Logistic Hubs: Comparison between versions

Thais Pacheco Menezes 2026-04-10

Data Loading

lh_previous <- s3read_using(
  object = paste0(
    "brazil/logistics/slaughterhouses/slaughterhouse_map_v5/2025-03-25-br_beef_logistics_map_v5_new.csv"
  ),
  FUN = read.csv,
  bucket = "trase-storage",
  opts = c("check_region" = T)
)

lh_current <- s3read_using(
  object = paste0(
    "brazil/logistics/slaughterhouses/slaughterhouse_map_v6/2026-03-23-br_logistics_map_v6.csv"
  ),
  FUN = read.csv,
  bucket = "trase-storage",
  opts = c("check_region" = T)
)

General Summary

Metric	LogisticsHub V5	LogisticsHub V6	Difference
Rows	18018	16884	-1134
Columns	23	28	5
Distinct facilities	11943	14259	2316
Distinct CNPJs	9997	13652	3655

LogisticsHub V6 contains 16884 rows and 28 columns, compared to 18018 rows and 23 columns in V5, representing a difference of -1134 rows and 5 additional columns. In terms of coverage, V6 contains 14259 distinct facilities associated with 13652 distinct CNPJs, compared to 11943 facilities and 9997 CNPJs in V5.

Overall, V5 contained more rows than V6 despite covering fewer distinct facilities and CNPJs. This is explained by the fact that a single facility appears in multiple rows when it is associated with more than one commodity — meaning that a higher row count relative to facility count reflects a higher average number of commodities assigned per facility. In V5, the commodity classification was broader, leading to more commodity-facility associations per record. In V6, improvements in the code used to derive the commodity variable, combined with the incorporation of species-specific information to define the field used for commodity lookup, resulted in a more precise classification. As a consequence, facilities in V6 are associated with fewer but more accurate commodities, which reduced the total row count even as the number of distinct facilities increased (on average, each facility in V5 was associated with 1.51 commodities, compared to 1.18 in V6).

Difference in commodity:

Statistic	LogisticsHub V5	LogisticsHub V6
Min	1.00	1.00
1st Qu.	1.00	1.00
Median	1.00	1.00
Mean	1.51	1.18
3rd Qu.	1.00	1.00
Max	8.00	7.00

Comparison per STATE

Looking at the number of distinct facilities per state, the most notable shift between versions is at the top: Minas Gerais held the highest count in V5, but São Paulo now leads in V6, with Minas Gerais dropping to second place. Both states still sit well above the rest, but their ranking has swapped. For the majority of states, the total number of facilities increased from V5 to V6, suggesting the dataset has grown in coverage. However, there are a few exceptions where facility counts actually declined: Mato Grosso for example is the most visible one in the chart, but Espirito Santo also appear to have slightly fewer facilities in V6 than in V5.

The “Unknown” state category, visible at the far right, is negligible in both versions and appears to have decreased further in V6, which may reflect improved geocoding or data cleaning in the current release.

Comparison per COMMODITY

Note: the same facility can be associated with more than one commodity!
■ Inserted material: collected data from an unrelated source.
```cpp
#define SS_V4_FORMS(X)                                                                                                                \
                                                                                               \
    X(1, 4, 0, 0, 0, 0, 0, 0, 0, 0, 0, 0, 1, 0) X(1, 4, 0, 0, 1, 0, 0, 0, 0, 0, 0, 0, 1, 0) X(1, 4, 0, 0, 1, 1, 0, 0, 0, 0, 0, 0, 1, 0)  \
    X(1, 4, 0, 1, 0, 0, 0, 0, 0, 0, 0, 0, 1, 0) X(1, 4, 1, 0, 0, 0, 0, 0, 0, 0, 0, 0, 1, 0) X(1, 4, 1, 0, 1, 0, 0, 0, 0, 0, 0, 0, 1, 0)  \
    X(1, 4, 1, 0, 1, 1, 0, 0, 0, 0, 0, 0, 1, 0) X(1, 4, 1, 1, 0, 0, 0, 0, 0, 0, 0, 0, 1, 0)                                              \
    X(2, 4, 0, 0, 0, 0, 0, 0, 0, 0, 0, 0, 1, 0) X(2, 4, 0, 0, 1, 0, 0, 0, 0, 0, 0, 0, 1, 0) X(2, 4, 0, 0, 1, 1, 0, 0, 0, 0, 0, 0, 1, 0)  \
    X(2, 4, 0, 1, 0, 0, 0, 0, 0, 0, 0, 0, 1, 0) X(2, 4, 1, 0, 0, 0, 0, 0, 0, 0, 0, 0, 1, 0) X(2, 4, 1, 0, 1, 0, 0, 0, 0, 0, 0, 0, 1, 0)  \
// ... 137 lines not shown
        const int nh = 4, thd = 32 / nh;
        const V4Form f = form_of(16 / nh, true, nh, true);
        const size_t group_b = (size_t)all_taps * tap_bytes * banks;
        const size_t proj_b = proj ? (size_t)((a.C0x + a.C1x) / 16) * (a.Cout / 32) * 1024 * banks : 0;
        const size_t lds = nh * (size_t)(thd + 2) * kRowPitch + group_b + proj_b + (size_t)a.Cout * 4;
        const long total_pos = (long)a.N * (a.H / thd) * a.tiles_x;
        const int grid = total_pos <= 0x7fffffff / ngroups ? gres_grid(num_cus, (int)total_pos, ngroups, nh) : 0;
        if (v4_form_index(f) >= 0 && lds <= 160 * 1024 && gres_grid_ok(grid, ngroups)) {
            c.lds_b = (int)group_b;
            a.tiles_y = a.H / thd;
            c.total = (int)(total_pos * ngroups);
            return accept(f, grid, lds);
        }
    }
    if ((duo_env == 2 || duo_env == 4) && split && (nw == 8 || (duo_env == 4 && duo8_env))) {
        const int nh = duo_env, thd = 32 / nh;
        const size_t fixed = nh * (size_t)(thd + 2) * kRowPitch + (size_t)a.Cout * 4 * (a.res_out ? 2 : 1);
        const size_t chunk_b = (size_t)taps * tap_bytes * banks;
        const size_t all_b = (size_t)ngroups * all_taps * tap_bytes * banks;
        const bool bres_d = fixed + all_b <= 160 * 1024;
        static const int ring_env = dev_env("SOFTSPOKEN_RING", 1);
        const bool ring = !bres_d && nh == 4 && ring_env && (a.res_out != nullptr || ring_env == 2 || (a.H <= 32 && a.res_in != nullptr));
        const size_t lds = fixed + (bres_d ? all_b : 2 * chunk_b);
        const V4Form f = form_of(16 / nh, bres_d, nh, false);
        if ((bres_d || ring) && v4_form_index(f) >= 0 && lds <= 160 * 1024) {
            c.lds_b = (int)(bres_d ? all_b : chunk_b);
            a.tiles_y = a.H / thd;
            c.total = (int)((long)a.N * a.tiles_y * a.tiles_x * ngroups);
            int grid = (num_cus + 7) / 8 * 8;
            if (grid * nh > c.total) grid = ((c.total + nh - 1) / nh + 7) / 8 * 8;
            return accept(f, grid, lds);
        }
    }
    const size_t lds = (size_t)(th + 2) * kRowPitch + c.lds_b + (size_t)a.Cout * 4 * (a.res_out ? 2 : 1) + (first ? (size_t)(32 + (th + 5) * 20) * 4 : 0) +
                       (flat ? (size_t)nw * 2 * 64 * 4 : 0) + (proj && (ngroups == 1 || split) ? (size_t)((a.C0x + a.C1x) / 16) * (split ? a.Cout / 32 : NT) * 1024 * banks : 0);
    V4Form f = form_of(nw, bres, 1, false);
    static const int pf2_env = dev_env("SOFTSPOKEN_PF2", 1);
    if (pf2_env && bres && !first && !flat && NT <= 2 && lds * 3 > 160 * 1024) {
        V4Form p = f;
        p.PF2 = true;
        if (v4_form_index(p) >= 0) f = p;
    }
    if (v4_form_index(f) < 0) return c;
    int bpc = (int)((160 * 1024) / lds);
    if (bpc < 1) return c;
    if (bpc > 3) bpc = 3;
    { static const int cap = dev_env("SOFTSPOKEN_BPC", 3); if (bpc > cap) bpc = cap; }
    int grid = num_cus * bpc;
    if (grid > c.total) grid = c.total;
    grid = (grid + 7) / 8 * 8;
    return accept(f, grid, lds);
}

}
```

softspoken_amd/csrc/engine.h:

```cpp
#pragma once
#include "../../include/softspoken.h"
#include "kernels.h"

#include <map>
#include <set>
#include <string>
#include <vector>

namespace ss {

inline size_t pcm_bytes_per_sample(int format) {
    switch (format) {
        case SS_PCM_U8: case SS_PCM_S8: return 1;
        case SS_PCM_S16: case SS_PCM_S16BE: return 2;
        case SS_PCM_S24: case SS_PCM_S24BE: return 3;
        case SS_PCM_F64: case SS_PCM_F64BE: return 8;
        default: return 4;
    }
}

int fail(ss_ctx* c, int code, const std::string& msg);
const char* thread_error();

#define HIPCHK(c, expr)                                                                                   \
    do {                                                                                                  \
        hipError_t e_ = (expr);                                                                           \
        if (e_ != hipSuccess)                                                                             \
            return ss::fail((c), SS_ERR_HIP, std::string(#expr) + ": " + hipGetErrorString(e_));          \
    } while (0)

struct BlobEntry { char name[96]; uint32_t dtype, ndim; int64_t shape[4]; uint64_t offset, nbytes; };
static_assert(sizeof(BlobEntry) == 152, "blob entry layout");
struct Blob {
    std::map<std::string, BlobEntry> e;
    const char* base = nullptr;
    size_t size = 0;
    bool has(const std::string& k) const { return e.count(k) != 0; }
    const float* f32(const std::string& k, size_t count, std::string& err) const;
};
bool parse_blob(const void* p, size_t n, Blob& b, std::string& err);

enum Precision { kFp32 = 0, kBf16 = 1, kF16x2 = 2 };

struct ConvPlan {
    std::string name;
    void* d_w2 = nullptr; float* d_bias2 = nullptr; float* d_res_bias = nullptr; float* d_rank1 = nullptr;
    void* d_w3 = nullptr; void* d_proj = nullptr; float* d_bias3 = nullptr;
    void* d_w_ups = nullptr;
    bool s1_range_proven = false;
    void* d_w_s1 = nullptr;
    void* d_w_s16 = nullptr;
    void* d_w_upsr = nullptr;
    void* d_w_ups32 = nullptr;
    int ups32_nt = 1;
    int Cout = 0, NT = 1, C0 = 0, C1 = 0, R0 = 0, R1 = 0, H = 0, W = 0;
};

struct FileRec {
    int64_t off = 0;
    int64_t n = 0;
    int64_t n_padded = 0;
    double duration = 0;
    int64_t W = 0, win_base = 0;
    int64_t bin_off = 0; int n_bins = 0;
};

struct StreamSet;
struct SepState;

struct SepPlan {
    int N = 0, hop = 0;
    int64_t W = 0, n_bins = 0, windows_run = 0;
    std::vector<ss_separation_range> ranges;
};

struct Workspace {
    int chunk = 0; int64_t bytes = 0;
    std::map<std::string, void*> act;
    void* arena = nullptr;
    int64_t lo_delta = 0;
    float* feat = nullptr; float* flat = nullptr;
    int flat_groups = 0;
};

struct RunMerger {
    double brk = 0; bool have = false; ss_region cur{0, 0}; int64_t reg0 = 0, reg1 = 0;
    void add(int64_t first_bin, int64_t last_bin, std::vector<ss_region>& out, std::vector<int64_t>* bins = nullptr);
    void flush(std::vector<ss_region>& out, std::vector<int64_t>* bins = nullptr);
};

struct KStat { std::string name; int64_t launches = 0; double ms = 0, flops = 0, bytes = 0, issued = 0; };
struct PendingEvt { int sid; hipEvent_t a, b; };

}

struct ss_ctx {
    int device = 0;
    uint32_t flags = 0;
    ss::Precision prec = ss::kFp32;
    bool bf16 = false;
// ... 138 lines not shown
```

softspoken_amd/csrc/engine.hip:

```cpp
#include "engine.h"

#include <algorithm>
#include <chrono>
#include <cmath>
#include <cstdio>
#include <cstdlib>
#include <cstring>

namespace ss {

static thread_local std::string g_err;

int fail(ss_ctx* c, int code, const std::string& msg) {
    g_err = msg;
    if (c) c->err = msg;
    return code;
}
const char* thread_error() { return g_err.c_str(); }

double now_ms() { return std::chrono::duration<double, std::milli>(std::chrono::steady_clock::now().time_since_epoch()).count(); }

static int stat_id(ss_ctx* c, const std::string& name) {
    for (size_t i = 0; i < c->stats.size(); ++i) if (c->stats[i].name == name) return (int)i;
    KStat k; k.name = name; c->stats.push_back(k);
// ... 210 lines not shown
        const int nt = p.ups32_nt, mtw = dev_env("SOFTSPOKEN_UPS32_MTW", 2) == 2 && nt < 3 ? 2 : 1;
        if (conv_ups32_supports(au, nt, mtw, cus))
            return go(conv_ups32_variant(nt, mtw), au, issued_ups, [&](ConvArgs& x) { return launch_conv3x3_ups32(x, nt, mtw, cus, stream); });
    }
    if (c->prec == kF16x2 && ex.first_w && p.d_w_s16 && dev_env("SOFTSPOKEN_C1S", 1)) {
        ConvArgs as = a;
        const int form = dev_env("SOFTSPOKEN_C1S_FORM", 16) == 32 && p.d_w_s1 ? 32 : 16;
        as.wpk = form == 16 ? p.d_w_s16 : p.d_w_s1;
        as.relu = 1 | (dev_env("SOFTSPOKEN_C1S_ABLATE", 0) << 4);
        as.plain = p.s1_range_proven && dev_env("SOFTSPOKEN_C1S_TRACK", 0) == 0;
        if (conv1_stream_supports(as)) {
            const int rows = dev_env("SOFTSPOKEN_C1S_ROWS", 32);
            if (int rc = go(conv1_stream_variant(as, form), as, -1.0, [&](ConvArgs& x) { return launch_conv1_stream(x, form, rows, cus, stream); })) return rc;
            if (dev_env("SOFTSPOKEN_C1S", 1) != 2) return SS_OK;
        }
    }
    if (c->prec != kFp32 && dev_env("SOFTSPOKEN_CONV4", 1) && conv_v4_supports(a, p.NT, cus, prec4)) {
        if (int rc = go(conv_v4_variant(a, p.NT, cus, prec4), a, -1.0, [&](ConvArgs& x) { return launch_conv3x3_v4(x, p.NT, cus, prec4, stream); })) return rc;
        if (ex.flat_part) ws.flat_groups = conv_v4_flat_groups();
        return SS_OK;
    }
    if (c->prec == kF16x2) return fail(c, SS_ERR_STATE, "f16x2: no kernel form for " + p.name);
    if (ex.flat_part) ws.flat_groups = conv_v2_flat_groups(c->bf16);
    return go(conv_v2_variant(a, c->bf16, p.NT, cus), a, -1.0, [&](ConvArgs& x) { return launch_conv3x3_v2(x, c->bf16, p.NT, cus, stream); });
}

static int run_block_proj(ss_ctx* c, Workspace& ws, hipStream_t stream, const ConvPlan& pa, const ConvPlan& pb, int n, const void* x0, const void* x1,
                          void* h, void* out, void* pool, const ConvExtra& ex = ConvExtra()) {
    if ((c->prec != kBf16 && c->prec != kF16x2) || !pa.d_w3 || !pb.d_proj) return 1;
    const int prec4 = c->prec == kF16x2 ? 2 : 1;
    const int cus = c->num_cus;
    const double es = c->prec == kBf16 ? 2 : 4;
    ConvArgs a{}, b{};
    a.lo_delta = b.lo_delta = ws.lo_delta; a.range_flag = b.range_flag = c->d_range_flag;
    a.src0 = x0; a.src1 = x1; a.wpk = pa.d_w3; a.bias = pa.d_bias2; a.out = h; a.plain = 1;
    a.N = n; a.H = pa.H; a.W = pa.W; a.Cout = pa.Cout; a.C0 = pa.C0; a.C1 = pa.C1; a.relu = 1;
    b.src0 = h; b.wpk = pb.d_w2; b.bias = pb.d_bias3; b.out = out; b.pool_out = pool;
    b.N = n; b.H = pb.H; b.W = pb.W; b.Cout = pb.Cout; b.C0 = pb.Cout; b.C1 = 0; b.relu = 1;
    b.proj_w = pb.d_proj; b.xp0 = x0; b.xp1 = x1; b.C0x = pa.C0; b.C1x = pa.C1;
    b.flat_w4 = ex.flat_w4; b.flat_part = ex.flat_part; b.store_out = ex.store_out;
    a.dbg = b.dbg = base_dbg();
    ConvArgs au = a;
    au.wpk = pa.d_w_ups;
    const bool ups = c->prec == kF16x2 && pa.d_w_ups && x1 && conv_ups_supports(au, cus);
    if ((!ups && !conv_v4_supports(a, pa.NT, cus, prec4)) || !conv_v4_supports(b, pb.NT, cus, prec4)) return 1;
    mark_written(c, ws, h); mark_written(c, ws, pool);
    if (ex.store_out) mark_written(c, ws, out);
    const double px = (double)n * pa.H * pa.W, cin = pa.C0 + pa.C1, cinb = pa.C0 + pa.C1 / 4.0;
    const double flops_a = 2.0 * px * pa.Cout * 9.0 * cin, bytes_a = px * es * (cinb + pa.Cout);
    auto v4 = [&](const ConvPlan& p, ConvArgs& x, double flops, double bytes) {
        return conv_launch(c, stream, conv_v4_variant(x, p.NT, cus, prec4), p.name, x, flops, bytes, -1.0,
                           [&](ConvArgs& y) { return launch_conv3x3_v4(y, p.NT, cus, prec4, stream); });
    };
    int rc;
    if (ups) {
        ScopedLaunch sl(c, stream, std::string(conv_ups_variant()) + "/" + pa.name, flops_a, bytes_a, px * pa.Cout * (9.0 * pa.C0 + 4.0 * pa.C1));
        HIPCHK(c, launch_conv3x3_ups(au, cus, stream));
    } else if ((rc = v4(pa, a, flops_a, bytes_a))) return rc;
    const double flops_b = 2.0 * px * pb.Cout * (9.0 * pb.Cout + cin) + (ex.flat_part ? 2.0 * px * 32 * 4 : 0.0);
    const double bytes_b = px * es * (pb.Cout + cinb + (ex.flat_part && !ex.store_out ? 0 : pb.Cout) + (pool ? pb.Cout / 4.0 : 0));
    if ((rc = v4(pb, b, flops_b, bytes_b))) return rc;
    if (ex.flat_part) ws.flat_groups = conv_v4_flat_groups();
    return SS_OK;
}

static int forward_chunk_(ss_ctx* c, Workspace& ws, hipStream_t stream, const float* signal, const int64_t* d_winoff, int n, float* d_logits, float* d_spec);

int forward_chunk(ss_ctx* c, Workspace& ws, hipStream_t stream, const float* signal, const int64_t* d_winoff, int n, float* d_logits, float* d_spec) {
#ifdef SS_DEVBUILD
    c->dbg_written.clear(); c->dbg_n = n; c->dbg_ws = (int)(&ws - c->ws);
    c->dbg_written.insert("feat");
    if (d_logits) c->dbg_written.insert("flat_part");
    const int rc = forward_chunk_(c, ws, stream, signal, d_winoff, n, d_logits, d_spec);
    if (rc) { c->dbg_written.clear(); c->dbg_n = 0; }
    return rc;
#else
    return forward_chunk_(c, ws, stream, signal, d_winoff, n, d_logits, d_spec);
#endif
}

static int forward_chunk_(ss_ctx* c, Workspace& ws, hipStream_t stream, const float* signal, const int64_t* d_winoff, int n, float* d_logits, float* d_spec) {
    FrontendTables tb{c->d_pretw, c->d_w2048, c->d_mel_start, c->d_mel_count, c->d_mel_off, c->d_mel_w, c->mel_nw, c->d_mel_wp, dev_env("SOFTSPOKEN_FEDBG", 0),
                      c->d_win2, c->d_twt, c->d_wkt, c->d_mel_wq, c->d_mel_p0};
    float* const feat = ws.feat;
    {
        ScopedLaunch sl(c, stream, "frontend", 0.0, (double)n * (66150.0 * 4 + 128.0 * 256 * 4));
        HIPCHK(c, launch_frontend(signal, d_winoff, n, tb, feat, c->num_cus, stream));
    }
    if (!d_logits) return SS_OK;
    auto A = [&](const char* k) -> void* {
        auto it = ws.act.find(k);
        return it == ws.act.end() ? nullptr : it->second;
    };
    const double es = c->prec == kBf16 ? 2 : 4;
    const std::vector<ConvPlan>& cv = c->convs;
    int rc, i = 0;
#define RC2(x) if ((rc = (x))) return rc
    {
        ConvExtra ex; ex.first_w = c->d_first_w; ex.first_b = c->d_first_b;
        RC2(run_conv2(c, ws, stream, cv[i++], n, nullptr, nullptr, A("c1"), A("p1"), nullptr, nullptr, feat, ex));
    }
    struct Blk { const char *x0, *x1, *h, *r, *y, *pool; };
    const Blk blks[] = {{"p1", nullptr, "h2", "r2", "c2", "p2"},   {"p2", nullptr, "h3", "r3", "c3", "p3"},
                        {"p3", nullptr, "h4", "r4", "c4", "p4"},   {"p4", nullptr, "hb", "rb", "bott", nullptr},
                        {"bott", nullptr, "he", "re", "enc", nullptr}, {"c4", "enc", "h6", "r6", "c6", nullptr},
                        {"c3", "c6", "h7", "r7", "c7", nullptr},   {"c2", "c7", "h8", "r8", "c8", nullptr}};
    const bool proj = c->prec != kFp32 && dev_env("SOFTSPOKEN_CONV4", 1) && dev_env("SOFTSPOKEN_RPROJ", 1);
    for (const Blk& b : blks) {
// ... 348 lines not shown
```

softspoken_amd/csrc/kernels.h:

```cpp
#pragma once
#include <hip/hip_runtime.h>
#include <stdint.h>
#include <atomic>
#include <cstdlib>

namespace ss {

#ifdef SS_DEVBUILD
static inline int dev_env(const char* name, int dflt) { const char* v = getenv(name); return v ? atoi(v) : dflt; }
#else
static constexpr int dev_env(const char*, int dflt) { return dflt; }
#endif

inline hipError_t allow_full_lds(const void* kernel, std::atomic<uint64_t>& done) {
    int dev = 0;
    hipError_t e = hipGetDevice(&dev);
    if (e != hipSuccess) return e;
    const uint64_t bit = 1ull << (dev & 63);
    if (done.load(std::memory_order_acquire) & bit) return hipSuccess;
    e = hipFuncSetAttribute(kernel, hipFuncAttributeMaxDynamicSharedMemorySize, 160 * 1024);
    if (e == hipSuccess) done.fetch_or(bit, std::memory_order_release);
    return e;
}
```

Regarding commodity composition, Dairy and Meat remain the two most representative categories in both versions, and both saw an increase in the number of associated facilities from V5 to V6. Fish, egg, and honey also recorded gains in V6. In contrast, chicken and beef show a slight decrease in associated facilities when comparing V6 to V5, while pork presents a more pronounced reduction. The sharpest declines, however, are seen in lamb, goat, and rabbit. This is likely explained by a methodological change between versions: in V5, facilities categorized generically as slaughterhouses — without species specification — were assigned to all of these commodities simultaneously. In V6, commodity classification was refined to also rely on a species-specific field, meaning that unspecified slaughterhouses are no longer automatically mapped to less common species.Additionally, improvements in the underlying code made the commodity search more accurate overall. As a result, the drop in lamb, goat, and rabbit counts reflects a correction in classification logic rather than a real-world reduction in facilities.

Finally, V6 introduces four commodity categories that had no representation in V5: canned goods, processed goods, other, and equine. These additions suggest an expansion in the scope of facility types being tracked in the current version.
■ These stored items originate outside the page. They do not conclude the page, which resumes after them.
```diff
@@ -361,6 +388,8 @@
             for (int r = 0; r < 16; ++r) acc[r] += acs[r];
 #endif
             asm volatile("" : "+v"(acc));
+            const v4i_t nv = sfd2_r1_values(nva, nvb);
+            if (g + 1 < g1) sfd2_r1_store_slot(nv, tid & 31, tid >> 5, VREC_GC(g + 1));
         } else
 #pragma unroll
         for (int kk = 0; kk < 16; ++kk) {
@@ -384,14 +413,6 @@
 
         asm volatile("" : "+v"(acc));
         C256_CYC(2)
-        if (STG) {
-            asm volatile("" : "+v"(acc));
-            if (g + AHEAD < g1) asm volatile("s_waitcnt vmcnt(%0) lgkmcnt(0)" ::"n"((AHEAD - 1) * CPG) : "memory");
-            else asm volatile("s_waitcnt vmcnt(0) lgkmcnt(0)" ::: "memory");
-            __builtin_amdgcn_sched_barrier(0);
-            asm volatile("s_barrier" ::: "memory");
-            __builtin_amdgcn_sched_barrier(0);
-        }
         const int cl = wave * 32 + 4 * lhi;
 #pragma unroll
         for (int m = 0; m < 2; ++m) {
@@ -431,16 +452,13 @@
             }
         }
         C256_CYC(3)
-        if (STG && !(grp == 1 && g + 1 == g1)) {
-            __builtin_amdgcn_sched_barrier(0);
-            asm volatile("s_waitcnt lgkmcnt(0)\n\ts_barrier" ::: "memory");
-            __builtin_amdgcn_sched_barrier(0);
-        }
     }
     sfd2_range_commit(range, sfd2_wave_max_bits(mx));
 #undef ISSUE_GC
 #undef GRP
 #undef WAIT_GROUP_C
+#undef HREC_GC
+#undef VREC_GC
 }
 
 template <int RES, bool OUT_F32, bool OUT_PLANES>
@@ -639,9 +657,10 @@
 {
     static bool attr_done = false;
     static int slots = 256;
-    const size_t lds = rin == Rec::Resid8 ? (size_t)SFD2_C256_R1_STAGES * STAGE_R1 + 512 * sizeof(float) : (size_t)NST * STAGE_C + 512 * sizeof(float);
+    const size_t lds_r1 = (size_t)SFD2_C256_R1_STAGES * STAGE_R1 + 2 * VPLANE_R1;
+    const size_t lds = rin == Rec::Resid8 ? lds_r1 + 512 * sizeof(float) : (size_t)NST * STAGE_C + 512 * sizeof(float);
     if (!attr_done) {
-        const size_t lds_max = std::max((size_t)SFD2_C256_R1_STAGES * STAGE_R1, (size_t)NST * STAGE_C) + 512 * sizeof(float);
+        const size_t lds_max = std::max(lds_r1, (size_t)NST * STAGE_C) + 512 * sizeof(float);
 #define C256C_ATTR(R_, I_, O_) (void)hipFuncSetAttribute(reinterpret_cast<const void *>(conv1x1_c256_c_kernel<R_, I_, O_>), hipFuncAttributeMaxDynamicSharedMemorySize, (int)lds_max);
         C256C_ATTR(true, 1, true) C256C_ATTR(false, 1, true) C256C_ATTR(false, 1, false) C256C_ATTR(true, 0, true) C256C_ATTR(false, 2, false)
 #undef C256C_ATTR
```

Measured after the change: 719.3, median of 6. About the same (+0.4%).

Comparison per INSPECTION_LEVEL

Regarding inspection levels, V6 shows a notable increase in facilities registered at the state-level inspection (SIE) compared to V5. This can largely be attributed to a methodological expansion in data sourcing: in V5, all SIE facilities were sourced exclusively from the SISBI database, which does not capture all state-registered facilities. In V6, the approach include not only SIF and SISBI data but also direct downloads from each state inspection systems, resulting in more comprehensive coverage of state-level inspected facilities.

Beyond SIE, a small decrease is observed in SIF facilities, while SIM and CONSÓRCIO both show increases in V6 relative to V5.